Abstract

We have read with interest the recent articles published in the Journal of Endourology about the application of ChatGPT in the medical field. As social science researchers specializing in medical Artificial Intelligence, we think that despite ChatGPT’s current popularity across various domains, medical professionals should not overly focus on this specific technology. Instead, more attention and discussion should be directed toward specialized medical large language models (LLMs).

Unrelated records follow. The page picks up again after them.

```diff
+      const int mc = mv ? m : 0, ic = iv ? i : 0;
+      const double sc = fast_rsqrt(1.0 + nn2[mc] + nn2[96 + mc]);
+      d4 acc = {0.0, 0.0, 0.0, 0.0};
+      for (int kb = 0; kb < nk; kb += 5) {
+        double z[5], qv[5];
+#pragma unroll
+        for (int u = 0; u < 5; u++) {
+          const int k = 4 * (kb + u) + lq;
+          const bool kv = k < n;
+          const int kc = kv ? k : 0;
+          z[u] = (mv && kv) ? A[kc * LDN + mc] * sc : 0.0;
+          qv[u] = (iv && kv) ? RV[ic * 76 + kc] : 0.0;
+        }
+#pragma unroll
+        for (int u = 0; u < 5; u++) acc = __builtin_amdgcn_mfma_f64_16x16x4f64(z[u], qv[u], acc, 0, 0, 0);
+      }
+      const double bi = iv ? b[ic] : 0.0;
+#pragma unroll
+      for (int r = 0; r < 4; r++) {
+        const int mr = 16 * tm + lq + 4 * r;
+        const bool live = mr < n;
+        const double l = lam[live ? mr : 0];
+        const double sq = l > eps ? sqrt(l) : 0.0;
+        if (live && iv) out->linearized_jacobians[mr * n + i] = sq * acc[r];
+        double p = acc[r] * bi;
+        p += dpp_f64<0xB1>(p);
+        p += dpp_f64<0x4E>(p);
+        p += dpp_f64<0x141>(p);
+        p += dpp_f64<0x140>(p);
+        if (live && lr == 0) part[ti * 96 + mr] = p;
+      }
+    }
+    __syncthreads();
+    if (tid < n) {
+      double rb = 0.0;
+      for (int ti = 0; ti < nt; ti++) rb += part[ti * 96 + tid];
+      const double l = lam[tid];
+      out->linearized_residuals[tid] = l > eps ? rb / sqrt(l) : 0.0;
     }
   }
   return false;
@@ -995,7 +1034,6 @@
   const double *Sc = S->schur_sum;
   const bool sub = mp->N0 > 0 || S->sharded;
   const int m15 = mp->m15, n = mp->n, D = m15 + n;
-  double *Ag = S->mscr;
   double *A = smem;
   double *bv = A + 92 * 92;
   double *Am = bv + 96;
@@ -1107,32 +1145,30 @@
     br[r] = bv[m15 + r] - s;
   }
   __syncthreads();
-  double *Aout = Ag + 92 * 92 + 96;
-  for (int e = tid; e < n * n; e += MARG_THREADS) {
-    const int r = e / n, c = e % n;
-    Aout[e] = Ar[max(r, c) * LDN + min(r, c)];
-  }
-  for (int r = tid; r < n; r += MARG_THREADS) Aout[n * n + r] = br[r];
   if (poller) spec_poll_take(sp);
   __syncthreads();
   if (worker && spec_flag) return;
   STAMP(S, 13);
-  if (eig_tridiag<WORKER>(Ar, br, n, tid, RV, DMs, vec8, scr, (double *)cs, S->eig_aux, out, 1e-8, S->dbg, &sp)) return;
+  const FrameState *x = &S->x[tr->cur];
+  auto blocks = [&](int b) {
+    if (b < mp->nb) {
+      const int kind = mp->kind[b], frame = mp->frame[b];
+      out->blocks[b].kind = kind;
+      out->blocks[b].frame = mp->shifted_frame[b];
+      out->block_idx[b] = mp->idx[b];
+      const double *xb = kind == LFVIO_BLOCK_POSE ? x->pose[frame]
+                         : kind == LFVIO_BLOCK_SPEEDBIAS ? x->sb[frame]
+                         : kind == LFVIO_BLOCK_EX_POSE ? x->ex
+                                                       : &x->td;
+      const int gs = (kind == LFVIO_BLOCK_POSE || kind == LFVIO_BLOCK_EX_POSE) ? 7 : (kind == LFVIO_BLOCK_SPEEDBIAS ? 9 : 1);
+      for (int k = 0; k < 9; k++) out->block_x0[b][k] = k < gs ? xb[k] : 0.0;
+    }
+  };
+  if (n == 0) {
+    if (tid < 64) blocks(tid);
+  } else if (eig_tridiag<WORKER>(Ar, br, n, tid, RV, DMs, vec8, scr, (double *)cs, S->eig_aux, out, 1e-8, S->dbg, &sp, S->mscr, blocks)) return;
   if (tid == 0) S->dbg[24] = sw1;
   STAMP(S, 14);
-  const FrameState *x = &S->x[tr->cur];
-  if (tid < mp->nb) {
-    const int kind = mp->kind[tid], frame = mp->frame[tid];
-    out->blocks[tid].kind = kind;
-    out->blocks[tid].frame = mp->shifted_frame[tid];
-    out->block_idx[tid] = mp->idx[tid];
-    const double *xb = kind == LFVIO_BLOCK_POSE ? x->pose[frame]
-                       : kind == LFVIO_BLOCK_SPEEDBIAS ? x->sb[frame]
-                       : kind == LFVIO_BLOCK_EX_POSE ? x->ex
-                                                     : &x->td;
-    const int gs = (kind == LFVIO_BLOCK_POSE || kind == LFVIO_BLOCK_EX_POSE) ? 7 : (kind == LFVIO_BLOCK_SPEEDBIAS ? 9 : 1);
-    for (int k = 0; k < 9; k++) out->block_x0[tid][k] = k < gs ? xb[k] : 0.0;
-  }
   STAMP(S, 15);
   if (tid == 0) {
     out->valid = 1;
diff --git a/lf-vio_amd/csrc/lfvio_hip.hip b/lf-vio_amd/csrc/lfvio_hip.hip
--- a/lf-vio_amd/csrc/lfvio_hip.hip
+++ b/lf-vio_amd/csrc/lfvio_hip.hip
@@ -1905,12 +1905,7 @@
   return ref > 0 ? LFVIO_OK : LFVIO_ERR_ARG;
 }
 
-int lfvio_debug_marg_system(lfvio_ctx *c, int n, double *A, double *b) {
-  if (!c || !c->d_base) return LFVIO_ERR_ARG;
-  (void)hipSetDevice(c->device);
-  if (int rc = join_inflight(c)) return rc;
-  if (n < 0 || n > 76) return LFVIO_ERR_ARG;
-  if (n == 0) return LFVIO_OK;
+static int marg_scratch_of(lfvio_ctx *c, int n, char **scratch) {
   char *d = c->d_base + c->L.mscr;
   if (c->shadow) {
     const size_t head = offsetof(LfvioPrior, linearized_jacobians), bytes = head + sizeof(double) * n * n;
@@ -1927,8 +1922,35 @@
       }
     }
   }
-  HIPCHK(c, hipMemcpy(A, d + sizeof(double) * (92 * 92 + 96), sizeof(double) * n * n, hipMemcpyDeviceToHost));
-  HIPCHK(c, hipMemcpy(b, d + sizeof(double) * (92 * 92 + 96 + n * n), sizeof(double) * n, hipMemcpyDeviceToHost));
+  *scratch = d;
+  return LFVIO_OK;
+}
+
+int lfvio_debug_marg_system(lfvio_ctx *c, int n, double *A, double *b) {
+  if (!c || !c->d_base) return LFVIO_ERR_ARG;
+  (void)hipSetDevice(c->device);
+  if (int rc = join_inflight(c)) return rc;
+  if (n < 0 || n > 76) return LFVIO_ERR_ARG;
+  if (n == 0) return LFVIO_OK;
+  char *d;
+  if (int rc = marg_scratch_of(c, n, &d)) return rc;
+  HIPCHK(c, hipMemcpy(A, d + sizeof(double) * MARG_GA, sizeof(double) * n * n, hipMemcpyDeviceToHost));
+  HIPCHK(c, hipMemcpy(b, d + sizeof(double) * (MARG_GA + n * n), sizeof(double) * n, hipMemcpyDeviceToHost));
+  return LFVIO_OK;
+}
+
+static int marg_q_of(lfvio_ctx *c, double *out, int cap) {
+  if (!c->d_base) return LFVIO_ERR_ARG;
+  (void)hipSetDevice(c->device);
+  if (int rc = join_inflight(c)) return rc;
+  const int n = (int)out[0];
+  if (n < 1 || n > 76 || cap < n * n + 2 * n) return LFVIO_ERR_ARG;
+  char *d;
+  if (int rc = marg_scratch_of(c, n, &d)) return rc;
+  d += sizeof(double) * MARG_GQ;
+  HIPCHK(c, hipMemcpy(out, d, sizeof(double) * n * n, hipMemcpyDeviceToHost));
+  HIPCHK(c, hipMemcpy(out + n * n, d + sizeof(double) * 76 * 76, sizeof(double) * n, hipMemcpyDeviceToHost));
+  HIPCHK(c, hipMemcpy(out + n * n + n, d + sizeof(double) * (76 * 76 + 96), sizeof(double) * n, hipMemcpyDeviceToHost));
   return LFVIO_OK;
 }
 
@@ -2101,6 +2123,7 @@
     if (r < 0) return r;
     return put({(double)r});
   }
+  if (k == "marg_q") return marg_q_of(c, out, n);
   c->err = "lfvio_debug_query: unknown key '" + k + "'";
   return LFVIO_ERR_ARG;
 }
diff --git a/lf-vio_amd/lfvio/engine.py b/lf-vio_amd/lfvio/engine.py
--- a/lf-vio_amd/lfvio/engine.py
+++ b/lf-vio_amd/lfvio/engine.py
@@ -124,6 +124,12 @@
         b = np.zeros(n)
         self._check(self.lib.lfvio_debug_marg_system(self.ctx, n, _p(A), _p(b)), "lfvio_debug_marg_system")
         return A, b
+
+    def marg_q(self, n):
+        out = np.zeros(n * n + 2 * n)
+        out[0] = n
+        self._check(self.lib.lfvio_debug_query(self.ctx, b"marg_q", _p(out), out.size), "lfvio_debug_query(marg_q)")
+        return out[:n * n].reshape(n, n).copy(), out[n * n:n * n + n].copy(), out[n * n + n:n * n + 2 * n - 1].copy()
 
     def linearize(self, win):
         N = win.N
```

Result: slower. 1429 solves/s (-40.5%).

Firstly, the underlying technical logic of ChatGPT relies on the mechanism of generative pre-trained transformers (GPT). This mechanism generates contextually relevant text by using the transformer architecture to analyze large amounts of unannotated text data through self-supervised learning. However, this method of generating text is primarily based on language pattern prediction rather than direct fact retrieval. Although ChatGPT-4 has shown better performance than ChatGPT-3.5 in answering medical questions, 1 this improvement only reflects its enhanced language generation capability, allowing it to produce more seemingly plausible answers. These answers are not necessarily based on accurate medical knowledge, and the accuracy of its output remains a challenge. 2
Secondly, ChatGPT’s training data mainly come from public datasets, including online articles, books, and Wikipedia. 3 These data sources are not specifically designed for the medical field and may contain errors or incomplete information. This broad and nonspecialized nature of its data leads to limitations in handling complex medical issues. While such data sources may form a basis for creating a general Frequently Asked Questions repository, 4 their use in highly specialized medical domains may result in misleading answers and serious consequences in some practical applications.
To use artificial intelligence more effectively and responsibly in medical practice, future research and development should focus more on specialized medical LLMs rather than on ChatGPT. These models should be trained using authoritative medical databases, supplemented by rigorous human validation to ensure data accuracy and completeness. Specialized medical LLMs can provide more precise and contextually relevant medical advice, significantly enhancing patient care and medical education quality. 5 By combining open access datasets and retrieval-augmented generation techniques, specialized medical LLMs can better cover specific domain knowledge and improve the reliability and relevance of their responses. Only through such specialized development can AI truly realize its great potential in the medical field.